[Dataset records]
+template <int M>
+struct SdPipe1 {
+  static constexpr int L = 1 << (3 * M);
+  static constexpr bool kOutOrderRegs = true;
+  int cp, i;
+  bool has_next;
+  int nt, k, g0;
+  unsigned spin_limit, rowb, r0b;
+  int32_t *lflag, *dflag, *err;
+  const uint32_t *pk;
+  uint32_t *slot;
+  __amdgpu_buffer_rsrc_t rs;
+  const char *dfuo0;
+  unsigned dfuo_st;
+  const uint16_t *sk;
+  uint16_t *sslot;
+  unsigned char *sds;
+  unsigned ldsb;
+  __device__ __forceinline__ unsigned lds_slot(int step) const {
+    return ldsb + (unsigned)sd_slot_offset<M>() + (unsigned)(step & 1) * (unsigned)(L * sizeof(uint32_t));
+  }
+  __device__ __forceinline__ unsigned lds_sslot(int step) const {
+    return ldsb + (unsigned)sd_strad_offset<M>() + (unsigned)(step & 1) * (unsigned)(8 * SD_STRAD_N * sizeof(uint16_t));
+  }
+  SdtShared<(1 << (3 * M - 3)) / 64> *sh;
+  int32_t *fp;
+  int need, val;
+  SdRaw raw;
+  SdNext nx;
+  const ProblemDev *Pp;
+  const PyrGeom *Gp;
+  unsigned valid_next;
+  unsigned nbo;
+  unsigned sob;
+  bool stop_seen;
+  double *reg;
+
+  __device__ __forceinline__ void early() {
+    SD_TL_AT(g0, i, nt, 1);
+    ++need;
+    if (!has_next && (sd_tid() & 63) < 32) need = INT32_MIN;
+    val = sd_flag_poll(fp);
+  }
+  __device__ __forceinline__ void go() {
+    SD_TL_AT(g0, i, nt, 2);
+    const int tid = sd_tid();
+    bool ready = __all(val >= need);
+    if (tid == 0) __hip_atomic_store(lflag, nt - 1 - i, __ATOMIC_RELAXED, __HIP_MEMORY_SCOPE_AGENT);
+    unsigned spins = 0;
+    while (!ready) {
+      if (sd_flag_poll(err) || ++spins > spin_limit) {
+        if ((tid & 63) == 0) {
+          __hip_atomic_store(err, 1, __ATOMIC_RELAXED, __HIP_MEMORY_SCOPE_AGENT);
+          sh->stop = 1;
+        }
+        break;
+      }
+      __builtin_amdgcn_s_sleep(1);
+      val = sd_flag_poll(fp);
+      ready = __all(val >= need);
+    }
+    SD_TL_AT(g0, i, nt, 3);
+    sd_read_next<M>(nx, slot + (i & 1) * L, sslot + (i & 1) * 8 * SD_STRAD_N);
+    if (has_next) {
+      const int ni = i - 1;
+      const int same = *(const volatile __attribute__((address_space(3))) int32_t *)(
+          sds + sd_dfuo_offset<M>() + (threadIdx.x >> 6) * sd_dfuo_stride<M>() + 16 * M);
+      sd_issue_pipe<M>(raw, rs, nx, cp, nbo, r0b + (unsigned)i * rowb, rowb);
+      if (!same) {
+        sd_perm_dma_asm<M>(pk + (size_t)ni * L, lds_slot(ni));
+        if constexpr (sd_strad<M>()) sd_strad_dma(sk + (size_t)ni * 8 * SD_STRAD_N, lds_sslot(ni));
+      }
+      sd_dfuo_dma<M>(dfuo0 + (size_t)((unsigned)ni * dfuo_st), ni >= 1, ldsb);
+    } else {
+#pragma unroll
+      for (int q = 0; q < 4; ++q) raw.e[q] = nx.e[q];
+    }
+    SD_TL_AT(g0, i, nt, 4);
+  }
+  __device__ __forceinline__ void late_drain() {
+#ifdef SD_TL_DRAIN
+    SD_TL_AT(g0, i, nt, 7);
+#endif
+    asm volatile("s_waitcnt vmcnt(0)" ::: "memory");
+    SD_TL_AT(g0, i, nt, 5);
+  }
+  __device__ __forceinline__ void publish() {
+    if (sd_tid() == 0 && i != nt - 2)
+      __hip_atomic_store(dflag, nt - 2 - i, __ATOMIC_RELAXED, __HIP_MEMORY_SCOPE_AGENT);
+    stop_seen = sh->stop != 0;
+  }
+  __device__ __forceinline__ void store16(double *, int e, unsigned long long lo, unsigned long long hi) {
+    sd_store16<true>(reg + sob / 8, L * 8, e, lo, hi);
+  }
+  __device__ __forceinline__ void tail(bool empty, const double *outv) {
+    if (!has_next) return;
+    double v[8];
+    sd_take<M>(v, raw);
+    if ((sd_tid() & 63) == 0 && (raw.e[0].x >> 16) == 0) v[0] = empty ? INFINITY : outv[raw.e[0].x & 0xFFFFu];
+    const double xs = __hiloint2double((int)raw.sv.y, (int)raw.sv.x);
+    valid_next = sdt_stats<M, true>(*Pp, *Gp, k, cp, i - 1, v, raw.e, *sh, sds, nullptr, nullptr, raw.srank, xs);
+  }
+};
+
+template <int M>
+__global__ __launch_bounds__(1 << (3 * M - 3), 2) void k_sdt_run1(ProblemDev P_arg, LevelsDev Lv_arg, PyrGeom G,
+                                                               const uint32_t *__restrict__ perm_all, double *S_all,
+                                                               size_t kstride, int NB, uint16_t *__restrict__ UU_all,
+                                                               size_t uu_stride_k, int32_t *__restrict__ counters,
+                                                               int32_t *flags, int nwg, unsigned spin_limit,
+                                                               const double *__restrict__ df_all,
+                                                               const double *__restrict__ uo_all,
+                                                               const int32_t *__restrict__ same2,
+                                                               const uint16_t *__restrict__ strad) {
+  constexpr int L = 1 << (3 * M);
+  extern __shared__ __attribute__((aligned(16))) unsigned char sds[];
+  __shared__ SdtShared<(1 << (3 * M - 3)) / 64> sh;
+  ProblemDev P = P_arg;
+  LevelsDev Lv = Lv_arg;
+  asm volatile("" : "+v"(P.dt), "+v"(Lv.beta), "+v"(Lv.inv_beta));
+  asm volatile("" : "+v"(counters), "+v"(spin_limit));
+  const int B = P.B, R = B + 1, nt = P.nt, tid = threadIdx.x;
+  const int FR = R * SDT_FLAG_STRIDE;
+  int32_t *done = flags, *loaded = flags + P.K * FR, *err = flags + 2 * P.K * FR;
+  const int k = (int)blockIdx.x / B, cp = 1 + (int)blockIdx.x - k * B;
+  if (k >= P.K) return;
+  (void)nwg;
+  uint32_t *slot = reinterpret_cast<uint32_t *>(sds + sd_slot_offset<M>());
+  auto pslot = [&](int step) { return slot + (step & 1) * L; };
+  double *reg = S_all + (size_t)k * kstride;
+  SdPipe1<M> h;
+  h.cp = cp, h.nt = nt, h.k = k, h.g0 = k * R + cp;
+  h.spin_limit = spin_limit, h.rowb = (unsigned)L * 8u;
+  const unsigned bufb = (unsigned)R * h.rowb;
+  h.r0b = (unsigned)NB * bufb;
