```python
class KKTFactors:
    @classmethod
    def build(cls, Q, G, A, nBatch=None, wide=False):
        self = cls()
        self.wide = bool(wide)
        if self.wide and Q.dtype != torch.float32:
            raise TypeError("qpth_amd: wide=True is for float32 tensors")
        B = nBatch if nBatch is not None else _batch_of(Q, G, A)
        self.B = B
        self.n = Q.size(-1)
        self.m = G.size(-2)
        self.q = A.size(-2) if (A is not None and A.nelement() > 0) else 0
        if G.size(-1) != self.n or Q.size(-2) != self.n or (self.q and A.size(-1) != self.n):
            raise RuntimeError("qpth_amd: inconsistent QP sizes Q%s G%s A%s" % (
                tuple(Q.shape), tuple(G.shape), tuple(A.shape) if A is not None else ()))
        for X, what in ((Q, "Q"), (G, "G"), (A if self.q else None, "A")):
            if X is None:
                continue
            if X.dtype != Q.dtype or X.device != Q.device:
                raise RuntimeError("qpth_amd: %s is %s on %s but Q is %s on %s (all of Q, p, G, h, A, b must share one "
                                   "dtype and one device)" % (what, X.dtype, X.device, Q.dtype, Q.device))
            if X.dim() not in (2, 3) or (X.dim() == 3 and X.size(0) not in (1, B)):
                raise RuntimeError("qpth_amd: %s has shape %s for a batch of %d" % (what, tuple(X.shape), B))
        self.lib = _lib.backend_for(Q)
        self.dtype, self.device = Q.dtype, Q.device
        self.Q, self.G, self.A = Q, G, (A if self.q else None)
        code = _lib.QPX_F32_WIDE if self.wide else (_lib.QPX_F64 if Q.dtype == torch.float64 else _lib.QPX_F32)
        self.elems = self.lib.factor_elems(code, self.n, self.m, self.q)
        self.variant = int(self.lib.dll.qpx_get_ipm_variant())
        self.refine_ok = bool(self.lib.dll.qpx_refine_supported(code, self.n, self.m, self.q)) if hasattr(self.lib.dll, "qpx_refine_supported") else True
        pcode = _lib.QPX_F64 if Q.dtype == torch.float64 else _lib.QPX_F32
        self.polish_ok = (not self.wide and hasattr(self.lib.dll, "qpx_polish_supported")
                          and bool(self.lib.dll.qpx_polish_supported(pcode, self.n, self.m, self.q)))
        share_ok = bool(self.lib.dll.qpx_can_share_factors(code, self.n, self.m, self.q))
        self.shared = B > 1 and share_ok and _is_shared(Q, B) and _is_shared(G, B) and _is_shared(A, B)
        nblob = 1 if self.shared else B
        self.sfac = 0 if self.shared else self.elems
        self.blob = torch.empty(nblob * self.elems, dtype=torch.float64 if self.wide else Q.dtype, device=Q.device)
        self.status = torch.empty(B, dtype=torch.int32, device=Q.device)
        with self._knob():
            self.lib.pre_factor(nblob, self.n, self.m, self.q, Q, G, A if self.q else None, self.blob, self.status,
                                wide=self.wide)
        if self.shared:
            self.status[1:] = self.status[0]
        self._pre_host = self._pre_event = self._pre_key = self._pre_bits = None
        if self.status.is_cuda:
            if not torch.cuda.is_current_stream_capturing():
                self._pre_key, self._pre_host = _PINNED.take(self.device, nblob)
            if self._pre_host is not None:
                self._pre_host.copy_(self.status[:nblob], non_blocking=True)
                self._pre_event = torch.cuda.Event()
                self._pre_event.record(torch.cuda.current_stream(self.device))
        return self

    def _release_pinned(self, done):
        host, key = self._pre_host, self._pre_key
        self._pre_host = self._pre_key = None
        if host is not None:
            _PINNED.give(key, host, None if done else self._pre_event)

    def __del__(self):
        try:
            if getattr(self, "_pre_host", None) is not None:
                self._release_pinned(False)
        except Exception:
            pass

    @contextlib.contextmanager
    def _knob(self):
        dll = self.lib.dll
        old = dll.qpx_set_ipm_variant(self.variant)
        guard = torch.cuda.device(self.device) if self.device.type == "cuda" else contextlib.nullcontext()
        try:
            with guard:
                yield
        finally:
# ... 37 lines not shown
            X = X.reshape(1, k).expand(self.B, k)
        return X.contiguous()

    def ipm(self, p, h, b, eps=1e-12, maxIter=20, notImprovedLim=3, stall_policy=None, want_trace=False):
        B, n, m, q = self.B, self.n, self.m, self.q
        dt, dev = self.dtype, self.device
        r = IpmResult()
        r.zhat = torch.empty(B, n, dtype=dt, device=dev)
        r.nu = torch.empty(B, q, dtype=dt, device=dev)
        r.lam = torch.empty(B, m, dtype=dt, device=dev)
        r.slacks = torch.empty(B, m, dtype=dt, device=dev)
        r.iters = torch.empty(B, dtype=torch.int32, device=dev)
        r.best_resid = torch.empty(B, dtype=dt, device=dev)
        r.trace = torch.full((maxIter, B, 3), float('nan'), dtype=dt, device=dev) if want_trace else None
        r.status = self.status
        if stall_policy is None:
            stall_policy = default_stall_policy(B)
        self._check(p, n, "p")
        self._check(h, m, "h")
        if q:
            if b is None or b.nelement() == 0:
                raise RuntimeError("qpth_amd: A has %d rows but b is empty" % q)
            self._check(b, q, "b")
        with self._knob():
            self.lib.ipm(B, n, m, q, p, h, b if q else None, self.blob, self.sfac, eps, maxIter, notImprovedLim,
                         stall_policy, r.zhat, r.nu if q else None, r.lam, r.slacks, r.iters, self.status,
                         r.best_resid, r.trace, wide=self.wide)
        return r

    def solve_kkt(self, d, rx, rs, rz, ry, refine=0):
        B, n, m, q = self.B, self.n, self.m, self.q
        dt, dev = self.dtype, self.device
        d = self._vec(d, m, "d")
        dx = torch.empty(B, n, dtype=dt, device=dev)
        ds = torch.empty(B, m, dtype=dt, device=dev)
        dz = torch.empty(B, m, dtype=dt, device=dev)
        dy = torch.empty(B, q, dtype=dt, device=dev) if q else None
        with self._knob():
            self.lib.factor_solve_kkt(B, n, m, q, self.blob, self.sfac, d, self._vec(rx, n, "rx"), self._vec(rs, m, "rs"),
                                      self._vec(rz, m, "rz"), self._vec(ry, q, "ry"), dx, ds, dz, dy, self.status,
                                      refine=refine, Q=self.Q, G=self.G, A=self.A, wide=self.wide)
        return dx, ds, dz, dy

    def _vecs(self, X, K, k, what):
        if X is None or X.nelement() == 0 or k == 0:
            return None
        if X.dtype != self.dtype or X.device != self.device:
            raise RuntimeError("qpth_amd: %s is %s on %s, the factors were built for %s on %s"
                               % (what, X.dtype, X.device, self.dtype, self.device))
        if tuple(X.shape) != (self.B, K, k):
# ... 132 lines not shown
```

qpth_amd/qp.py:

```python
from enum import Enum

import torch
from torch.autograd import Function

from . import _lib
from .kkt import KKTFactors
from .solvers.pdipm import batch as pdipm_b
from .util import expandParam, extract_nBatch


class QPSolvers(Enum):
    PDIPM_BATCHED = 1
    CVXPY = 2
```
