@@ -1025,15 +991,19 @@
             const dim3 grid(8 * ((tiles + 7) / 8));
             if ((W & 3) == 0 && aligned16(ws.out6) && aligned16(frame.im) && aligned16(frame.depth) && aligned16(ws.ssim_maps) && aligned16(ws.dL_dout6)) {
                 hipLaunchKernelGGL(ssim_forward_kernel<true>, grid, dim3(kBlock), 0, s, a, W, H);
-                hipLaunchKernelGGL(map_loss_backward_kernel<true>, grid, dim3(kBlock), 0, s, a, W, H);
+                if (!map_loss_in_k7) hipLaunchKernelGGL(map_loss_backward_kernel<true>, grid, dim3(kBlock), 0, s, a, W, H);
             } else {
                 hipLaunchKernelGGL(ssim_forward_kernel<false>, grid, dim3(kBlock), 0, s, a, W, H);
-                hipLaunchKernelGGL(map_loss_backward_kernel<false>, grid, dim3(kBlock), 0, s, a, W, H);
-            }
-        }
-        e = launch_render_backward_feat8(cam, ws.feat8, ws.st, ws.dL_dout6, ws.accum, P, false,
-                                         ws.d_rgb_colors != nullptr || (map_adam && map_adam->grad[1]), s,
-                                         ws.d_logit_opacities != nullptr || (map_adam && map_adam->grad[3]));
+                if (!map_loss_in_k7) hipLaunchKernelGGL(map_loss_backward_kernel<false>, grid, dim3(kBlock), 0, s, a, W, H);
+            }
+        }
+        if (map_loss_in_k7) {
+            MapLossPrologue lp{ws.ssim_maps, ws.out6, frame.im, frame.depth, ws.sums, cfg.fused_composite == 2 ? ws.dL_dout6 : nullptr, cfg, {}};
+            for (int k = 0; k < 11; ++k) lp.win[k] = a.win[k];
+            e = launch_render_backward_map_loss(cam, ws.feat8, ws.st, lp, ws.accum, P, s);
+        } else {
+            e = launch_render_backward_feat8(cam, ws.feat8, ws.st, ws.dL_dout6, ws.accum, P, false, rgb_sums, s, opacity_sum);
+        }
         if (e != hipSuccess) return e;
     }
     PoseAdam pa{};
diff --git a/splatam_amd/csrc/render.hip b/splatam_amd/csrc/render.hip
--- a/splatam_amd/csrc/render.hip
+++ b/splatam_amd/csrc/render.hip
@@ -995,8 +995,8 @@
     int T, per_xcd;
     long long *stamps;
 };
-template <int C, int CS, unsigned DMASK, unsigned SMASK, bool OPAC, bool BG, int DBG = 0>
-__device__ __forceinline__ void render_backward_body5(const BwdArgs &args) {
+template <int C, int CS, unsigned DMASK, unsigned SMASK, bool OPAC, bool BG, int DBG = 0, bool LOSS = false>
+__device__ __forceinline__ void render_backward_body5(const BwdArgs &args, const MapLossPrologue *lp = nullptr) {
     long long *const stamps = args.stamps;
     long long t_begin = 0;
     if constexpr ((DBG & 1) != 0) t_begin = (long long)wall_clock64();
@@ -1034,9 +1034,14 @@
     for (int ch = 0; ch < C; ++ch) {
         dpix[ch] = 0.f;
         if ((DMASK >> ch) & 1u) {
-            dpix[ch] = inside ? dL_dcolor[ch * HW + pix] : 0.f;
+            dpix[ch] = inside && !LOSS ? dL_dcolor[ch * HW + pix] : 0.f;
             if constexpr (BG) R += Tfin * bg_of(cam, ch) * dpix[ch];
         }
+    }
+    if constexpr (LOSS) {
+        static_assert(!BG && DMASK == 0xFu, "the mapping iteration's form: zero background, gradient in r, g, b, depth");
+        static_assert(sizeof(MapLossLds) <= sizeof(PairBuf), "the prologue borrows the pair buffer");
+        map_loss_prologue<C>(*lp, *reinterpret_cast<MapLossLds *>(&PB), W, H, tx, ty, tid, px, py, inside, dpix);
     }
     backward_core<C, CS, DMASK, SMASK, OPAC, DBG>(colors, st, accum, B, PB, s_wmax, tile, tx, ty, tid, inside, Tfin, last, dpix, R, -1);
     stamp();
@@ -1048,6 +1053,10 @@
 template <int C, int CS, unsigned DMASK, unsigned SMASK, bool OPAC = true, bool BG = true>
 __global__ __launch_bounds__(256, (popcount_c(SMASK) <= 4 ? SPLAT_K7_MIN_WAVES : 1)) void render_backward_kernel5(BwdArgs args) {
     render_backward_body5<C, CS, DMASK, SMASK, OPAC, BG>(args);
+}
+template <int C, int CS, unsigned DMASK, unsigned SMASK, bool OPAC = true>
+__global__ __launch_bounds__(256, (popcount_c(SMASK) <= 4 ? SPLAT_K7_MIN_WAVES : 1)) void render_backward_map_loss_kernel5(BwdArgs args, MapLossPrologue lp) {
+    render_backward_body5<C, CS, DMASK, SMASK, OPAC, false, 0, true>(args, &lp);
 }
 template <int C, int CS, unsigned DMASK, unsigned SMASK, bool OPAC = true, bool BG = true>
 __global__ __launch_bounds__(256, 5) void render_backward_kernel5_w5(BwdArgs args) {
@@ -1352,6 +1361,16 @@
     return hipGetLastError();
 }
 
+hipError_t launch_render_backward_map_loss(const SplatCamera &cam, const float *feat8, const SplatState &st, const MapLossPrologue &lp,
+                                           float *accum, int P, hipStream_t s) {
+    const int T = launch_tiles(cam, st);
+    if (T == 0 || P == 0) return hipSuccess;
+    const int per = (T + 7) / 8;
+    hipLaunchKernelGGL((render_backward_map_loss_kernel5<6, 8, 0xFu, 0xFu, true>), dim3(8 * per), dim3(256), 0, s,
+                       BwdArgs{cam, feat8, st, lp.dL_dout6, accum, T, per, nullptr}, lp);
+    return hipGetLastError();
+}
+
 hipError_t launch_render_backward_rgb_only(const SplatCamera &cam, const float *feat8, const SplatState &st, const float *dL_dout6,
                                            float *accum, int P, hipStream_t s) {
     const int T = launch_tiles(cam, st);
diff --git a/splatam_amd/csrc/splat_device.h b/splatam_amd/csrc/splat_device.h
--- a/splatam_amd/csrc/splat_device.h
+++ b/splatam_amd/csrc/splat_device.h
@@ -48,6 +48,18 @@
                                      const TrackLossEpilogue &ep, bool keep_planes, hipStream_t s, bool full_sums = false);
 hipError_t launch_render_backward_feat8(const SplatCamera &cam, const float *feat8, const SplatState &st, const float *dL_dout6,
                                         float *accum, int P, bool zero_accum, bool rgb_sums, hipStream_t s, bool opacity_sum = true);
+struct MapLossPrologue {
+    const float *ssim_maps;
+    const float *out6;
+    const float *im;
+    const float *depth;
+    const double *sums;
+    float *dL_dout6;
+    SplatLossConfig cfg;
+    float win[11];
+};
+hipError_t launch_render_backward_map_loss(const SplatCamera &cam, const float *feat8, const SplatState &st, const MapLossPrologue &lp,
+                                           float *accum, int P, hipStream_t s);
 hipError_t launch_iter_loss_backward(const SplatCamera &cam, const SplatMap &map, const SplatFrameData &frame,
                                      const SplatLossConfig &cfg, SplatIterWorkspace &ws, hipStream_t s, const SplatPoseAdam *pose_adam = nullptr,
                                      const SplatAdamMap *map_adam = nullptr);
@@ -568,6 +580,151 @@
     for (int t = max(t1, t0) + tid; t < t0 + per_xcd; t += 256) order[t] = 0xFFFFFFFFu;
 }
 
+__device__ __forceinline__ double sum_total(const double *sums, int k) {
+    static_assert(SPLAT_ITER_SUM_COPIES == 64, "one copy per lane");
+    double v = sums[(size_t)(threadIdx.x & 63) * SPLAT_ITER_SUMS + k];
+    for (int m = 32; m >= 1; m >>= 1) v += __shfl_xor(v, m, 64);
+    return v;
+}
+
+struct Pixel {
+    bool mask;
+    float d_err;
+    float d_sign;
+};
+
+__device__ __forceinline__ float sgn(float x) { return (x > 0.f) ? 1.f : ((x < 0.f) ? -1.f : 0.f); }
+
+__device__ __forceinline__ Pixel depth_pixel(const SplatLossConfig &cfg, float depth, float sil, float depth_sq, float gt, float median) {
+    Pixel r;
+    const float unc = depth_sq - depth * depth;
+    const bool nan_ok = !(depth != depth) && !(unc != unc);
+    bool m = gt > 0.f && nan_ok;
+    if (cfg.ignore_outlier_depth_loss) m = m && (fabsf(gt - depth) < 10.f * median);
+    if (cfg.tracking && cfg.use_sil_for_loss) m = m && (sil > cfg.sil_thres);
+    r.mask = m;
+    const float diff = gt - depth;
+    r.d_err = m ? fabsf(diff) : 0.f;
+    r.d_sign = m ? -sgn(diff) : 0.f;
+    return r;
+}
+
+__device__ __forceinline__ float map_dl_dcolor(float oAx, float oAy, float oC, float xv, float yv, float w_im, float inv_n) {
+    const float dssim = oAx + 2.f * xv * oAy + yv * oC;
+    return w_im * (0.8f * sgn(xv - yv) * inv_n - 0.2f * inv_n * dssim);
+}
+
+__device__ __forceinline__ float map_dl_ddepth(const SplatLossConfig &cfg, float depth, float sil, float depth_sq, float gt, float median, float count) {
+    const Pixel px = depth_pixel(cfg, depth, sil, depth_sq, gt, median);
+    return cfg.use_l1 ? cfg.w_depth * px.d_sign / count : 0.f;
+}
+
+typedef float f2 __attribute__((ext_vector_type(2)));
+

* _What to work on_: Output the lines above exactly, but only those between the line holding "const uint32_t *__restrict__" and the line holding "(int)blockIdx.x - k * B;", inclusive.

* _Problem solution_:
+                                                               const uint32_t *__restrict__ perm_all, double *S_all,
+                                                               size_t kstride, int NB, uint16_t *__restrict__ UU_all,
+                                                               size_t uu_stride_k, int32_t *__restrict__ counters,
+                                                               int32_t *flags, int nwg, unsigned spin_limit,
+                                                               const double *__restrict__ df_all,
+                                                               const double *__restrict__ uo_all,
+                                                               const int32_t *__restrict__ same2,
+                                                               const uint16_t *__restrict__ strad) {
+  constexpr int L = 1 << (3 * M);
+  extern __shared__ __attribute__((aligned(16))) unsigned char sds[];
+  __shared__ SdtShared<(1 << (3 * M - 3)) / 64> sh;
+  ProblemDev P = P_arg;
+  LevelsDev Lv = Lv_arg;
+  asm volatile("" : "+v"(P.dt), "+v"(Lv.beta), "+v"(Lv.inv_beta));
+  asm volatile("" : "+v"(counters), "+v"(spin_limit));
+  const int B = P.B, R = B + 1, nt = P.nt, tid = threadIdx.x;
+  const int FR = R * SDT_FLAG_STRIDE;
+  int32_t *done = flags, *loaded = flags + P.K * FR, *err = flags + 2 * P.K * FR;
+  const int k = (int)blockIdx.x / B, cp = 1 + (int)blockIdx.x - k * B;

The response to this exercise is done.